<<<<

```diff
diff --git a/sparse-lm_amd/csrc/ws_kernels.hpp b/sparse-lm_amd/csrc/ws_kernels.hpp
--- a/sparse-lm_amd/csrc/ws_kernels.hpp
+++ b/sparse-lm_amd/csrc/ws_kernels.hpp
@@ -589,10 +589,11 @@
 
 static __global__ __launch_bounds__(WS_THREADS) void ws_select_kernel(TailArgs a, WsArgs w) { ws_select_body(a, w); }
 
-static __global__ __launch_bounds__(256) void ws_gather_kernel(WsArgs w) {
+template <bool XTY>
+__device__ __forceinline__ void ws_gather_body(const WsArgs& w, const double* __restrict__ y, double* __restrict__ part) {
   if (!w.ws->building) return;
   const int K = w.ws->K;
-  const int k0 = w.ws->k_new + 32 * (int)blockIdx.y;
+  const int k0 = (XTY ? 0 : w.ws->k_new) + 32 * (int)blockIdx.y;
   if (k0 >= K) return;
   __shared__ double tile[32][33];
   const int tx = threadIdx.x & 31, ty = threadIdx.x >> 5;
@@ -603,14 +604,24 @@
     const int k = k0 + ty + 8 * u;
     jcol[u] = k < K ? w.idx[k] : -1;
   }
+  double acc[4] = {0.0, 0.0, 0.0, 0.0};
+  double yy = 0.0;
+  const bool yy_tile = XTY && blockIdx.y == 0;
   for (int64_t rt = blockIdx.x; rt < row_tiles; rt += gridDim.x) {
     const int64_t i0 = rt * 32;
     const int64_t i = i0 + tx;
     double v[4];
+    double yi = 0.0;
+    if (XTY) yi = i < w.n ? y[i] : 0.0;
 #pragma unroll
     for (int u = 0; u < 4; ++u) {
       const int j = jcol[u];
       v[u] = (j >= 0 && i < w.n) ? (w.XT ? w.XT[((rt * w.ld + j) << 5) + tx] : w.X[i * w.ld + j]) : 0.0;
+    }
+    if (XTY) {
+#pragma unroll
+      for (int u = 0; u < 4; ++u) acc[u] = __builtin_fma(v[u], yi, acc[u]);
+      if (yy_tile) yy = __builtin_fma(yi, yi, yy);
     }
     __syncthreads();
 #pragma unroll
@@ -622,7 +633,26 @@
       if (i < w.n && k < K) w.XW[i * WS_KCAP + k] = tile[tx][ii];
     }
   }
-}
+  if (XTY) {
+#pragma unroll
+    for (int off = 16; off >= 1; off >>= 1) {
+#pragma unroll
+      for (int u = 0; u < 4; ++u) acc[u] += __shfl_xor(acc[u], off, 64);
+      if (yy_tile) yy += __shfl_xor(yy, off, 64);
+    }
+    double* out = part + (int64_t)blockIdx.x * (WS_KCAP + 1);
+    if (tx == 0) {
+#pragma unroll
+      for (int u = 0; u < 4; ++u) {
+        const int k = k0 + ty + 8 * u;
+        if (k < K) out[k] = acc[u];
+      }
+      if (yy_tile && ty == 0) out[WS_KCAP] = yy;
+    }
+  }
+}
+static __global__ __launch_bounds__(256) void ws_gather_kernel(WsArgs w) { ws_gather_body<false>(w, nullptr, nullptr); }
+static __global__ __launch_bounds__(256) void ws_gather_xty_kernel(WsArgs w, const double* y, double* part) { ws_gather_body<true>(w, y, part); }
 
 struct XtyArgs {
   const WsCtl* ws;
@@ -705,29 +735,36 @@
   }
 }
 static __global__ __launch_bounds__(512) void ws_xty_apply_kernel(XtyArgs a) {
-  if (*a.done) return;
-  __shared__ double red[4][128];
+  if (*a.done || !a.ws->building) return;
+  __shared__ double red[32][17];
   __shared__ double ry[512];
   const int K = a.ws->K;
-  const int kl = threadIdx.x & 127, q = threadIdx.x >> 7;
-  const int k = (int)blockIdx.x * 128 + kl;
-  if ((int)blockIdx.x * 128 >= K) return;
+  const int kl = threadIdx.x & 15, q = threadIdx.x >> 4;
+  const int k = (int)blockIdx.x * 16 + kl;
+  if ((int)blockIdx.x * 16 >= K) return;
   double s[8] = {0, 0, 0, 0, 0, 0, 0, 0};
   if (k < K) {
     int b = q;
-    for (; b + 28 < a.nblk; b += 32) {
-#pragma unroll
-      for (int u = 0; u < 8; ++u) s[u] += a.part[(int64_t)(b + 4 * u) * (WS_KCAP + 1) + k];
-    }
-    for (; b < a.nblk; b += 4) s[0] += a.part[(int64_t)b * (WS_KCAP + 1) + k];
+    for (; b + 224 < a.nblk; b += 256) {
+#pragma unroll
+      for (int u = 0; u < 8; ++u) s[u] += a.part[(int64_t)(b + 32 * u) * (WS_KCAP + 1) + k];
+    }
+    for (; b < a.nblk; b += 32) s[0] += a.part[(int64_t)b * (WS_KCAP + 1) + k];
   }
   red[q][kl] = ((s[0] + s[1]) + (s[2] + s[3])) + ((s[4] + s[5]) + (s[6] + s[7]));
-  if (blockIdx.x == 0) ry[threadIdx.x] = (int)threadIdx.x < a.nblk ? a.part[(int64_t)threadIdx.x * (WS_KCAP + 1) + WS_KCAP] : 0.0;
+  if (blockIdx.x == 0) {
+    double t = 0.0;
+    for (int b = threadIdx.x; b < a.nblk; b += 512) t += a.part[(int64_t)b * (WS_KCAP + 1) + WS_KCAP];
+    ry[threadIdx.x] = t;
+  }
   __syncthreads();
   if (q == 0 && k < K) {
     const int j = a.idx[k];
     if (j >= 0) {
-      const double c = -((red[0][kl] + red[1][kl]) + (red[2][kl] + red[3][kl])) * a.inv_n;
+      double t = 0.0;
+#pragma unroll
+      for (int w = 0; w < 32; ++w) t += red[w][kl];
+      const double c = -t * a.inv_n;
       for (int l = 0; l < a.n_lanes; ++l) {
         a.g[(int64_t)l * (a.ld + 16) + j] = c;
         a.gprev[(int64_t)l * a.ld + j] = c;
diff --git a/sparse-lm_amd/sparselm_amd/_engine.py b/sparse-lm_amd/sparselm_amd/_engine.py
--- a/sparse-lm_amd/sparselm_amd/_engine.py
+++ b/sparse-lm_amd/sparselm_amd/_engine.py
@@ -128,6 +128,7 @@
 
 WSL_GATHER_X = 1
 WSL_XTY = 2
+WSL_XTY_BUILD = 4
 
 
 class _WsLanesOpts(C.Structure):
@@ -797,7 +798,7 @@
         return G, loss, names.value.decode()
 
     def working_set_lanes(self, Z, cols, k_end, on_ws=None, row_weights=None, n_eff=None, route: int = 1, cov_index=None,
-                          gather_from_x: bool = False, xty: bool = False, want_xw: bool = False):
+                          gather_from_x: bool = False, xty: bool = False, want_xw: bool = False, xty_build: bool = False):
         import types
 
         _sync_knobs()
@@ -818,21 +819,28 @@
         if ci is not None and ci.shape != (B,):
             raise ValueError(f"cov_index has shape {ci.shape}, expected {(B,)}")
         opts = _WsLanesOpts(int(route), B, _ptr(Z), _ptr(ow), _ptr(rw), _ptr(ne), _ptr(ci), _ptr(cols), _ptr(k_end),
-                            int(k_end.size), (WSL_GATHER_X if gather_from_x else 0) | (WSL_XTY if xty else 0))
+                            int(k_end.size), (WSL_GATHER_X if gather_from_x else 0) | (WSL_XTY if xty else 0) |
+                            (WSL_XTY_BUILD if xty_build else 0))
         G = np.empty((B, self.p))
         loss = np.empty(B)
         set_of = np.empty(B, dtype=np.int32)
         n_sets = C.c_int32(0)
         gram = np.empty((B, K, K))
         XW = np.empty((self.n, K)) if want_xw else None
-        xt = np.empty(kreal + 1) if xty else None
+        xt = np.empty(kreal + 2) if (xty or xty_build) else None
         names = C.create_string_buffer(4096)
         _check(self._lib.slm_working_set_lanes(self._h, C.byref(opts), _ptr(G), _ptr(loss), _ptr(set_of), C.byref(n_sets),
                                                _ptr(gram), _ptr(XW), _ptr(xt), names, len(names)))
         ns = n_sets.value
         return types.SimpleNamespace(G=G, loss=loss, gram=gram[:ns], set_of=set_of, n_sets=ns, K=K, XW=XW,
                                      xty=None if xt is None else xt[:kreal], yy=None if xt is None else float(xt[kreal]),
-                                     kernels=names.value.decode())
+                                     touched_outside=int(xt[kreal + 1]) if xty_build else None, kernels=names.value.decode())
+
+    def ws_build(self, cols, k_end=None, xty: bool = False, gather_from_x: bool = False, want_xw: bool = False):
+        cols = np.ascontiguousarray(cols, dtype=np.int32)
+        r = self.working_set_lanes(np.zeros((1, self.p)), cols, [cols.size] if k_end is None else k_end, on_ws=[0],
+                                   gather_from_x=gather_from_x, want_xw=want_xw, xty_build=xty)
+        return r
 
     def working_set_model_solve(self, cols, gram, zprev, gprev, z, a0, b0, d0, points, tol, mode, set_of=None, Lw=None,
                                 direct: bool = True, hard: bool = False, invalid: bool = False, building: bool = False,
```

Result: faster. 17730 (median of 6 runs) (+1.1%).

>>>>
<<<<

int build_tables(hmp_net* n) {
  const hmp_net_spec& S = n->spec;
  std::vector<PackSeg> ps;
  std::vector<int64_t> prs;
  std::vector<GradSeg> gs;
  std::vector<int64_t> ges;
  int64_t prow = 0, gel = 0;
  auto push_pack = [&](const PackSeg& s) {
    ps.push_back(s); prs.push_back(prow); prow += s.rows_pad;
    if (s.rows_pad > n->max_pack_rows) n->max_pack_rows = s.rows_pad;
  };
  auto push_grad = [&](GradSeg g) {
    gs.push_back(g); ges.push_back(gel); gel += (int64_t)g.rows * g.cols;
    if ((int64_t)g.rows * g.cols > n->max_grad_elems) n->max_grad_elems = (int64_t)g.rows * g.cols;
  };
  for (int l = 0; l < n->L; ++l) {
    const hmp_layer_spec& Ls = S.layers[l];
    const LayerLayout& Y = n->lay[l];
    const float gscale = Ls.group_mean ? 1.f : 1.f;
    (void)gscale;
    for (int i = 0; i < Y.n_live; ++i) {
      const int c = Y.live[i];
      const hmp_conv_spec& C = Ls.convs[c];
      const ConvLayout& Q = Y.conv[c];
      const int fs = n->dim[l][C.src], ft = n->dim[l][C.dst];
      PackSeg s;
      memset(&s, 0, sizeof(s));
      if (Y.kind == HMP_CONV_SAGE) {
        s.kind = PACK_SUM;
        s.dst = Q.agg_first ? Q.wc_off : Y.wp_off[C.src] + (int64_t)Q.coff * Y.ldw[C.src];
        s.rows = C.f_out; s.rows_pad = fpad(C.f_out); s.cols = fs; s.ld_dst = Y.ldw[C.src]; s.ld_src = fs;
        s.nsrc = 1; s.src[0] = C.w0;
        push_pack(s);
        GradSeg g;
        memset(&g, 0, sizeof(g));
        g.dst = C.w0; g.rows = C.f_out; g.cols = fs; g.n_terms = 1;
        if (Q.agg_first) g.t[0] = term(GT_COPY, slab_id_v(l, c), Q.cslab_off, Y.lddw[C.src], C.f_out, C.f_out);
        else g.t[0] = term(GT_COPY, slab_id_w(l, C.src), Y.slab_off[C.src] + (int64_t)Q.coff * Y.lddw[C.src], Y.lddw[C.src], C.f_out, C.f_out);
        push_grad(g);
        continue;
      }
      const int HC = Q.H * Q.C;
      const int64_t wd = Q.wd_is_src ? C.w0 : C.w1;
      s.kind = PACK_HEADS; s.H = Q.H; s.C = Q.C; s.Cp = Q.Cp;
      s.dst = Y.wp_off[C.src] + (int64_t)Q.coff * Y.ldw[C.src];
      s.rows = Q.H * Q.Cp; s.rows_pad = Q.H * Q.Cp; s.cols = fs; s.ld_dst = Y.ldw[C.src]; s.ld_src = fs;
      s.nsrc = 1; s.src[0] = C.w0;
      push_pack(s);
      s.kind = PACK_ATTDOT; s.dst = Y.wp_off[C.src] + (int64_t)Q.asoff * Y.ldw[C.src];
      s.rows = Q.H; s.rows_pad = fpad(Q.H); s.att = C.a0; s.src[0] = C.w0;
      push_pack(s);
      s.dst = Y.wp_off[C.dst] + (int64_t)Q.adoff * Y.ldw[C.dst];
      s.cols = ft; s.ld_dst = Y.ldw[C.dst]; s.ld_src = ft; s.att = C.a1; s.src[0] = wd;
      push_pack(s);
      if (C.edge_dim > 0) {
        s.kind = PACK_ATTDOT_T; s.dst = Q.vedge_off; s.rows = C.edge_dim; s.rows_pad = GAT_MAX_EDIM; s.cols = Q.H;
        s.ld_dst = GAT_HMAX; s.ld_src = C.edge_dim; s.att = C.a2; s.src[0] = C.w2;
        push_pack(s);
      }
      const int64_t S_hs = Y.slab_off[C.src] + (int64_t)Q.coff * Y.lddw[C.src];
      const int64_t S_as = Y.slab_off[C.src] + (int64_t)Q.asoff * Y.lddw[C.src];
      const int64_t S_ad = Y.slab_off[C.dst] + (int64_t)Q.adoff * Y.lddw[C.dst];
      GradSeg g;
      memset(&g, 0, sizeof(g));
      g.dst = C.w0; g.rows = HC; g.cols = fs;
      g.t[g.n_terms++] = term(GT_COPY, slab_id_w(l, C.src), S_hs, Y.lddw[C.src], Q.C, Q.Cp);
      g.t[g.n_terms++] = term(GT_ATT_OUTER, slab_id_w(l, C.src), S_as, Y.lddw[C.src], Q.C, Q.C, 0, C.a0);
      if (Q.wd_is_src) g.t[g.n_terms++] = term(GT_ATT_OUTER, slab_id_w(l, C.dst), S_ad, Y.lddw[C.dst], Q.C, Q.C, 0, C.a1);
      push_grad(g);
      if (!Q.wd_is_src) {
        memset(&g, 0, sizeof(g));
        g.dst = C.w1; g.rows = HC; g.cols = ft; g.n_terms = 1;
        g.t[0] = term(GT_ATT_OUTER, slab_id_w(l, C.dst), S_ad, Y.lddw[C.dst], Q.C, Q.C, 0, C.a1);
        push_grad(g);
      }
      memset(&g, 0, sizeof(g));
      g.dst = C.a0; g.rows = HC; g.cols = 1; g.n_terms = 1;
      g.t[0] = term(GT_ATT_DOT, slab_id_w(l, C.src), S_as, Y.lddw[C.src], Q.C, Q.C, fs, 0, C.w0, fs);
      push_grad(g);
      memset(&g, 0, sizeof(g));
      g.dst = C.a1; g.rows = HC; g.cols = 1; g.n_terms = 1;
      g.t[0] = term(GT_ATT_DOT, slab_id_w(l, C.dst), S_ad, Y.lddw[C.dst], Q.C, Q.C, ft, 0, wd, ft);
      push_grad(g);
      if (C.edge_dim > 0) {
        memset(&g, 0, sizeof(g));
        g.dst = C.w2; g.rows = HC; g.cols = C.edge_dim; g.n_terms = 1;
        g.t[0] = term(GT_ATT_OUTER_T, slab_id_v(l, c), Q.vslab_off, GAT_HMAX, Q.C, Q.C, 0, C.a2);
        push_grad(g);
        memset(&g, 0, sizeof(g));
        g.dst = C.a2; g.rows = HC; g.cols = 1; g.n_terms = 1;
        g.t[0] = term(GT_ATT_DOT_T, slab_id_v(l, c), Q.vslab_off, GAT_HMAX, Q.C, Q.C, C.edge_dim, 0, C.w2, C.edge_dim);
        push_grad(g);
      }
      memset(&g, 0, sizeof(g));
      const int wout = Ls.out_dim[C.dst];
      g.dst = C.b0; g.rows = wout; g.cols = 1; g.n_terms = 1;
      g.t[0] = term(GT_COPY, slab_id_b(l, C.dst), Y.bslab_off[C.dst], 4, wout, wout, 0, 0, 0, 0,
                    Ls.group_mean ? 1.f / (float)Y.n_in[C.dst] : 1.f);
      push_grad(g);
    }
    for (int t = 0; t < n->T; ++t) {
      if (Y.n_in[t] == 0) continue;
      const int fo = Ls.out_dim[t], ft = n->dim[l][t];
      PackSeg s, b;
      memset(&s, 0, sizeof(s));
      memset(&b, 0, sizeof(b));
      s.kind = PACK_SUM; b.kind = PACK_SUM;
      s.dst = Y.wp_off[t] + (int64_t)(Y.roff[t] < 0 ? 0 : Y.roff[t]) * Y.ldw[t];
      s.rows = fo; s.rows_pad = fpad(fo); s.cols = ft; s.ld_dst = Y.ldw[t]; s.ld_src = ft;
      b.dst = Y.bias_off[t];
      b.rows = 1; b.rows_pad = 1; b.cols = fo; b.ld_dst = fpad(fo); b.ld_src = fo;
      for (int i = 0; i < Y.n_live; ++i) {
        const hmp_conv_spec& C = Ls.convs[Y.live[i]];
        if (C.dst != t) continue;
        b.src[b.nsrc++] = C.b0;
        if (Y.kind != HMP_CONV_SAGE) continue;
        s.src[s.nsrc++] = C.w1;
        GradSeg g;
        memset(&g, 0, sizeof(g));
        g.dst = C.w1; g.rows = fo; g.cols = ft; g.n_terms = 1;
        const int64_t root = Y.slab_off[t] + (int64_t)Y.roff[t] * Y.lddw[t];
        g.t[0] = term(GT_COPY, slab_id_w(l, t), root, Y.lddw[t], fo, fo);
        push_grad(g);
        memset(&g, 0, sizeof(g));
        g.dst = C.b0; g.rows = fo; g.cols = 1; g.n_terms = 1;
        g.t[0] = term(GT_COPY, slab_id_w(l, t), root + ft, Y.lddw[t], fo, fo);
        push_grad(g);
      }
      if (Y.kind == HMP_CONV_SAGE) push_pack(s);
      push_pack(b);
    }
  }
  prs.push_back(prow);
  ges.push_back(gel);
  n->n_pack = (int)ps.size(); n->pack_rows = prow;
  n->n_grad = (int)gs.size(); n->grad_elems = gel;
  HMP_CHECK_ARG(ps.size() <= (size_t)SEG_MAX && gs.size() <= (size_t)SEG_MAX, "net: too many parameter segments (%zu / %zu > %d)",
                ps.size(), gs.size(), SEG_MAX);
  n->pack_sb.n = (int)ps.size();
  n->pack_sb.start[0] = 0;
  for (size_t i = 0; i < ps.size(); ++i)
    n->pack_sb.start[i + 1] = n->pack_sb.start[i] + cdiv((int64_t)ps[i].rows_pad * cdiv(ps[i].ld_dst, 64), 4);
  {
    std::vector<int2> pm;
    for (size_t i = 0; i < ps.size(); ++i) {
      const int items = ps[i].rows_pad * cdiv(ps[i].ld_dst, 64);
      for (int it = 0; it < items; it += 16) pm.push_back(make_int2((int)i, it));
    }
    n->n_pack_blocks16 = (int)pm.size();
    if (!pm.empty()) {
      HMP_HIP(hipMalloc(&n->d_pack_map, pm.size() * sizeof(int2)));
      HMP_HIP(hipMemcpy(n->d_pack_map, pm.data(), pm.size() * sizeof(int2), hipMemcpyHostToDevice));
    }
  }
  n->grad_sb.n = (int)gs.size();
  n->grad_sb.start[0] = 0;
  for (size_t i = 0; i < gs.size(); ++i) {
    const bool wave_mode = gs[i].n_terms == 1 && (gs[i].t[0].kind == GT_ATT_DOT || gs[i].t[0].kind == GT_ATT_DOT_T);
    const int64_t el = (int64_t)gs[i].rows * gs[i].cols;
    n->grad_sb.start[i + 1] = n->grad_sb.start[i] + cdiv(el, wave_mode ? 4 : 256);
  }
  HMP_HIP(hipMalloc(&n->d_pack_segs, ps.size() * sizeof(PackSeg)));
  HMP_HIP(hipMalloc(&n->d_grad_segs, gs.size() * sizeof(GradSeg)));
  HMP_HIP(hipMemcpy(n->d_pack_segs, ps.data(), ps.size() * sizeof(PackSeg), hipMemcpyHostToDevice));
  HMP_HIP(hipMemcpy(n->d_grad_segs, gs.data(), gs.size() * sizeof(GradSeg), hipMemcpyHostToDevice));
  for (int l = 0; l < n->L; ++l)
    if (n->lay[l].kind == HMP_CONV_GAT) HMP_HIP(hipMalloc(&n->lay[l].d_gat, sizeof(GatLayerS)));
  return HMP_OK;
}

>>>>
<<<<

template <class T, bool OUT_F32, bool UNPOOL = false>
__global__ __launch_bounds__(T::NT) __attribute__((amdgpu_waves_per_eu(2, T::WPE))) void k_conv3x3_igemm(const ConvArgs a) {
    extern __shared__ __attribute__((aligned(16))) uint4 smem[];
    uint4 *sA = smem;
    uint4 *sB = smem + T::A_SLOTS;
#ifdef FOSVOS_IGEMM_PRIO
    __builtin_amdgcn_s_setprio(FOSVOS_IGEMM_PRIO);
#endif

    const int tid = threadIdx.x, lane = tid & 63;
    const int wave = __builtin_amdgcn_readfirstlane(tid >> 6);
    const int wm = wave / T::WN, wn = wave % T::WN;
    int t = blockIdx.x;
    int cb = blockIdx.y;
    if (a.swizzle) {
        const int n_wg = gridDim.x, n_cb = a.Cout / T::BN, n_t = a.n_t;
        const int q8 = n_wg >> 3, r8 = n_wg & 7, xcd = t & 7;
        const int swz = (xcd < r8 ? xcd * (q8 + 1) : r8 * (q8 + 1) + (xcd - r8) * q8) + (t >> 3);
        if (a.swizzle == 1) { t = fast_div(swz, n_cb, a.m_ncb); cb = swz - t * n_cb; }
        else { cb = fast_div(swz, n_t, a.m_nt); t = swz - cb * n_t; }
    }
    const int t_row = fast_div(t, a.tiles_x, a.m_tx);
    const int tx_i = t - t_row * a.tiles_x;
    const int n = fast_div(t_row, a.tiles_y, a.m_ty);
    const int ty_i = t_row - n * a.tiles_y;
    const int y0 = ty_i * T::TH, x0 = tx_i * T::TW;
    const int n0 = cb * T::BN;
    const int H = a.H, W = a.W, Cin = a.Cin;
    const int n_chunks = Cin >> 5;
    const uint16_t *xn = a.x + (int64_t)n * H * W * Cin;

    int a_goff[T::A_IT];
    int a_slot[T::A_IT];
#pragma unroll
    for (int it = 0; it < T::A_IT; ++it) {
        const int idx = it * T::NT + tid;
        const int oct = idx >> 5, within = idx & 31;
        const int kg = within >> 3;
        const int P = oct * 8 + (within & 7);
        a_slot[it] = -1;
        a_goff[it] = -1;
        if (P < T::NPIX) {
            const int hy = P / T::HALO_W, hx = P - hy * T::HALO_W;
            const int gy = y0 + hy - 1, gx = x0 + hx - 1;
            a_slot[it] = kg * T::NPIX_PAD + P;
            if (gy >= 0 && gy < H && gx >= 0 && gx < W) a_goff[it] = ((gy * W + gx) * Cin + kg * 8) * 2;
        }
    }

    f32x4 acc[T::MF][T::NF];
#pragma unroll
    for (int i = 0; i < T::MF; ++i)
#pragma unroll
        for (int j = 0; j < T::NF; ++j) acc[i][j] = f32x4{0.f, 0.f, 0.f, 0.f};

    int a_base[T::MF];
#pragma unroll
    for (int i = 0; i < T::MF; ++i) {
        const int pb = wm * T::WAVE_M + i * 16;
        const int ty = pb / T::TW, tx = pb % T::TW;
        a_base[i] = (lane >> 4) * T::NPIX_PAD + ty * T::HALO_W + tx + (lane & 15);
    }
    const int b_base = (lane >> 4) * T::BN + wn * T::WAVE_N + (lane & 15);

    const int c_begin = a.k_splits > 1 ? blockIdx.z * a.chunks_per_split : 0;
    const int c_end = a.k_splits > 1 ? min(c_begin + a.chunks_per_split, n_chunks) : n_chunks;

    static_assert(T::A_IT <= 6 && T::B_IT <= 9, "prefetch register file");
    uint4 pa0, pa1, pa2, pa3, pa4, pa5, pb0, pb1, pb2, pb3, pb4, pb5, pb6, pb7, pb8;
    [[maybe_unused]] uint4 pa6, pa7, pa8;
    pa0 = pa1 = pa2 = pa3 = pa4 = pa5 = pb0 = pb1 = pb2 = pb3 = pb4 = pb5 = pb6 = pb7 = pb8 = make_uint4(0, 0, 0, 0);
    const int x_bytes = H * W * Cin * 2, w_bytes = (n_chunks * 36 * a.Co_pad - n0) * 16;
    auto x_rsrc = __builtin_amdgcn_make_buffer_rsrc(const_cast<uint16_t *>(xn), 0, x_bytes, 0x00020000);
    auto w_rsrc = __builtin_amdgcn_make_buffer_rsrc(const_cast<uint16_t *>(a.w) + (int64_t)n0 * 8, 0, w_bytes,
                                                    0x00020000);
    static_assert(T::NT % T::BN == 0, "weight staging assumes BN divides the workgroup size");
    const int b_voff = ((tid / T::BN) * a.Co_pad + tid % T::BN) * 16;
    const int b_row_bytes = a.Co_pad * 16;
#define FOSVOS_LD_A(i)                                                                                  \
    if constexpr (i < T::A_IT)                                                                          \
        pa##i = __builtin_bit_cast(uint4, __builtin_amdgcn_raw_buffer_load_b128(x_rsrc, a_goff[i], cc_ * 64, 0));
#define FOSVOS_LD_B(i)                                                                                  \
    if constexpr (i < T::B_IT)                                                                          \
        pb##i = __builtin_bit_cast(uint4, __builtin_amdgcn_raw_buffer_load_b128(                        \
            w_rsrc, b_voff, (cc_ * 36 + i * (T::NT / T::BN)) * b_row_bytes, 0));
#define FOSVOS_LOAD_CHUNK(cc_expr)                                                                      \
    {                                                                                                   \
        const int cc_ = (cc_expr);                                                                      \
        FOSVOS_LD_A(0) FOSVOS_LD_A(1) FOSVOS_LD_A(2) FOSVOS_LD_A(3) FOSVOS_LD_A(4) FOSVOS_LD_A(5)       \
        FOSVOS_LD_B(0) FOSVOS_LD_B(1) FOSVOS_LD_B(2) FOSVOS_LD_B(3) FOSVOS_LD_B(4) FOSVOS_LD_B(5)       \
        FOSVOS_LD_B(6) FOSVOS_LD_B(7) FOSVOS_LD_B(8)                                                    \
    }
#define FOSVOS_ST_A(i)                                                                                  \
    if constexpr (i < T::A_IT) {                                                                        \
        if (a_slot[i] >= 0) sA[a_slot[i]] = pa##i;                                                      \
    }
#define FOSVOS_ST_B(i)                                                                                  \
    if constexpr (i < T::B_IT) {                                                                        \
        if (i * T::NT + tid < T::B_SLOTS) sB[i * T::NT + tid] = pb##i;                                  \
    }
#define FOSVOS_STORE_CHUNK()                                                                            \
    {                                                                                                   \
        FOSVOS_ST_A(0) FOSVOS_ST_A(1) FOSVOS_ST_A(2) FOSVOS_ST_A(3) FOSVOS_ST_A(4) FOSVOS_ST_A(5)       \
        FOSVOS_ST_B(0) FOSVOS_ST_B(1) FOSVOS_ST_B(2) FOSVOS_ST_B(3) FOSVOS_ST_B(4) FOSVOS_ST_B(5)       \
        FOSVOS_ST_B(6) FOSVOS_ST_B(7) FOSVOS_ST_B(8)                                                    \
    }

>>>>

▶ _Brief_: Extract the lines of the preceding material that run from the line with "HMP_CHECK_ARG(ps.size() <= (size_t)SEG_MAX" through the line with "n->grad_sb.start[0] = 0;", inclusive, reproducing them exactly and adding nothing.

▶ _Answer to the problem_:
  HMP_CHECK_ARG(ps.size() <= (size_t)SEG_MAX && gs.size() <= (size_t)SEG_MAX, "net: too many parameter segments (%zu / %zu > %d)",
                ps.size(), gs.size(), SEG_MAX);
  n->pack_sb.n = (int)ps.size();
  n->pack_sb.start[0] = 0;
  for (size_t i = 0; i < ps.size(); ++i)
    n->pack_sb.start[i + 1] = n->pack_sb.start[i] + cdiv((int64_t)ps[i].rows_pad * cdiv(ps[i].ld_dst, 64), 4);
  {
    std::vector<int2> pm;
    for (size_t i = 0; i < ps.size(); ++i) {
      const int items = ps[i].rows_pad * cdiv(ps[i].ld_dst, 64);
      for (int it = 0; it < items; it += 16) pm.push_back(make_int2((int)i, it));
    }
    n->n_pack_blocks16 = (int)pm.size();
    if (!pm.empty()) {
      HMP_HIP(hipMalloc(&n->d_pack_map, pm.size() * sizeof(int2)));
      HMP_HIP(hipMemcpy(n->d_pack_map, pm.data(), pm.size() * sizeof(int2), hipMemcpyHostToDevice));
    }
  }
  n->grad_sb.n = (int)gs.size();
  n->grad_sb.start[0] = 0;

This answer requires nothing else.